MEZZI HOLDINGS ARRANGES $3.0 MILLION PRIVATE PLACEMENT
November 24, 2017: Mezzi Holdings Inc. (“Mezzi”, or the “Company”) (TSX-V: MZI, FRA: 0MZ) intends to complete a non-brokered private placement to raise up to $3,000,000 through the distribution of 15 million units of the Company at a price of $0.20 per unit. Each unit will comprise one common share (“Shares”) and one-half of one share purchase warrant (“Warrants”), each whole Warrant entitling the holder to acquire one additional Share at $0.35 for a period of 12 months.
The Warrants will include an acceleration clause to the effect that if at any time after four months following the issuance of the Warrants, the closing trading price of the Shares on the TSX Venture Exchange (the “Exchange”) is greater than $0.50 per Share for a period of ten consecutive trading days, then the Company may give notice to the holders of Warrants of its intention to shorten the exercise term of the Warrants, following which the holders thereof will have a period of not less than 30 days to exercise the Warrants, failing which the Warrants will automatically expire.
The Company has executed a non-binding letter of intent to make an initial investment in a private blockchain technology company. No definitive documentation has yet been signed by the parties, and there is no certainty that such documentation will be signed. This proposed investment is anticipated to be the first of several to enhance the use of e-commerce, blockchain and cryptocurrency technologies in the markets in which the Company currently carries on business, and in related sectors.

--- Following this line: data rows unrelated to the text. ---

namespace {
struct Pack {
  std::vector<char>& buf;
  size_t used = 0;
  explicit Pack(std::vector<char>& b) : buf(b) {}
  size_t add(const void* src, size_t bytes) {
    size_t off = used;
    used += pad256(bytes);
    if (buf.size() < used) buf.resize(used);
    if (src && bytes) memcpy(buf.data() + off, src, bytes);
    return off;
  }
};
std::vector<char>& host_block() {
  static thread_local std::vector<char> b;
  return b;
}
}

namespace amdr {
__global__ __launch_bounds__(256) void fuse_compact_kernel(const long long* __restrict__ ids, const double* __restrict__ vals,
                                                           const int* __restrict__ mask, const int* __restrict__ count,
                                                           int nq, int max_out, int w, long long* __restrict__ out_rows,
                                                           double* __restrict__ out_scores, int* __restrict__ out_mask,
                                                           int* __restrict__ out_count) {
  const long i = (long)blockIdx.x * 256 + threadIdx.x;
  if (i >= (long)nq * w) return;
  const int q = (int)(i / w), j = (int)(i - (long)q * w);
  const int c = count[q] < w ? count[q] : w;
  const bool keep = j < c;
  const size_t src = (size_t)q * max_out + j;
  out_rows[i] = keep ? ids[src] : -1ll;
  out_scores[i] = keep ? vals[src * AMDR_FUSE_NVALS + AMDR_FV_SCORE] : 0.0;
  out_mask[i] = keep ? mask[src] : 0;
  if (j == 0) out_count[q] = c;
}
}

extern "C" {

int amdr_fuse_device(const amdr_fuse_params_t* p, int32_t nq, const int64_t* dense_ids, const float* dense_scores,
                     int32_t kd, const int64_t* dense_row2uid, const int64_t* bm25_ids, const double* bm25_scores,
                     int32_t kb, const int64_t* bm25_row2uid, const int64_t* colbert_ids, const float* colbert_scores,
                     int32_t kc, const int64_t* colbert_row2uid, int64_t* out_ids, double* out_vals,
                     int32_t* out_mask, int32_t* out_count, int32_t device, void* stream) {
  int rc = fuse_check(p, nq, kd, kb, kc);
  if (rc) return rc;
  AMDR_REQUIRE((kd == 0 || (dense_ids && dense_scores)) && (kb == 0 || (bm25_ids && bm25_scores)) &&
                   (kc == 0 || (colbert_ids && colbert_scores)),
               "fuse: null channel buffer");
  AMDR_REQUIRE(nq == 0 || (out_ids && out_vals && out_mask && out_count), "fuse: null output");
  if (nq == 0) return AMDR_OK;
  AMDR_HIP(hipSetDevice(device));
  ChanIn c0{(const long long*)dense_ids, dense_scores, (const long long*)dense_row2uid, kd, 0};
  ChanIn c1{(const long long*)bm25_ids, bm25_scores, (const long long*)bm25_row2uid, kb, 1};
  ChanIn c2{(const long long*)colbert_ids, colbert_scores, (const long long*)colbert_row2uid, kc, 0};
  launch_fuse(*p, c0, c1, c2, nq, kd + kb + kc, (long long*)out_ids, out_vals, out_mask, out_count, (hipStream_t)stream);
  AMDR_HIP(hipGetLastError());
  return AMDR_OK;
}

int amdr_rerank_blend_device(int32_t nq, int32_t max_out, const int32_t* count, int64_t* ids, double* vals,
                             int32_t* mask, const double* ce_raw, int32_t top_n, double beta, double* out_rerank,
                             int32_t device, void* stream) {
  AMDR_REQUIRE(nq >= 0 && max_out >= 1 && max_out <= kFuseMax, "rerank_blend: bad sizes");
  AMDR_REQUIRE(top_n >= 1, "rerank_blend: top_n=%d", top_n);
  AMDR_REQUIRE(nq == 0 || (count && ids && vals && mask && ce_raw && out_rerank), "rerank_blend: null buffer");
  if (nq == 0) return AMDR_OK;
  AMDR_HIP(hipSetDevice(device));
  size_t lds = rerank_lds(max_out);
  if (lds > 48 * 1024)
    AMDR_HIP(hipFuncSetAttribute((const void*)rerank_blend_kernel, hipFuncAttributeMaxDynamicSharedMemorySize, (int)lds));
  hipLaunchKernelGGL(rerank_blend_kernel, dim3(nq), dim3(64), lds, (hipStream_t)stream, max_out, count,
                     (long long*)ids, vals, mask, ce_raw, top_n, beta, out_rerank);
  AMDR_HIP(hipGetLastError());
  return AMDR_OK;
}

int amdr_fuse_compact_device(int32_t nq, int32_t max_out, int32_t w, const int64_t* ids, const double* vals,
                             const int32_t* mask, const int32_t* count, int64_t* out_rows, double* out_scores,
                             int32_t* out_mask, int32_t* out_count, int32_t device, void* stream) {
  AMDR_REQUIRE(nq >= 0 && max_out >= 1 && w >= 1 && w <= max_out, "fuse_compact: bad sizes (max_out=%d w=%d)", max_out, w);
  if (nq == 0) return AMDR_OK;
  AMDR_REQUIRE(ids && vals && mask && count && out_rows && out_scores && out_mask && out_count, "fuse_compact: null buffer");
  AMDR_HIP(hipSetDevice(device));
  const long total = (long)nq * w;
  hipLaunchKernelGGL(amdr::fuse_compact_kernel, dim3((unsigned)((total + 255) / 256)), dim3(256), 0, (hipStream_t)stream,
                     (const long long*)ids, vals, mask, count, nq, max_out, w, (long long*)out_rows, out_scores, out_mask,
                     out_count);
  AMDR_HIP(hipGetLastError());
  return AMDR_OK;
}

The Company will complete a portion of the private placement pursuant to the conditions described in Multilateral CSA Notice 45-318, prospectus exemption for certain distributions through an investment dealer, and the corresponding instruments, orders and rules implementing CSA 45-318 in the participating jurisdictions. In addition to conducting the private placement pursuant to the investment dealer exemption, the Company will also accept subscriptions for units where other prospectus exemptions are available, including from accredited investors. In accordance with the investment dealer exemption, the Company advises that, as at the date hereof, there is no material fact or material change in respect of the Company that has not been generally disclosed. The Company further advises that there is no minimum number of units being offered pursuant to the private placement.
The net proceeds of the private placement will be used by the Company for working capital purposes and for business opportunities or investments which expand the Company’s business through use of blockchain, cryptocurrency and e-commerce technologies. Closing of the private placement is subject to receipt of all necessary regulatory approvals, including approval of the Exchange. Finders’ fees may be paid in connection with the offering.
ON BEHALF OF THE BOARD
Chief Executive Officer
Neither TSX Venture Exchange nor its Regulation Services Provider (as that term is defined in the policies of the TSX Venture Exchange) accepts responsibility for the adequacy or accuracy of this release.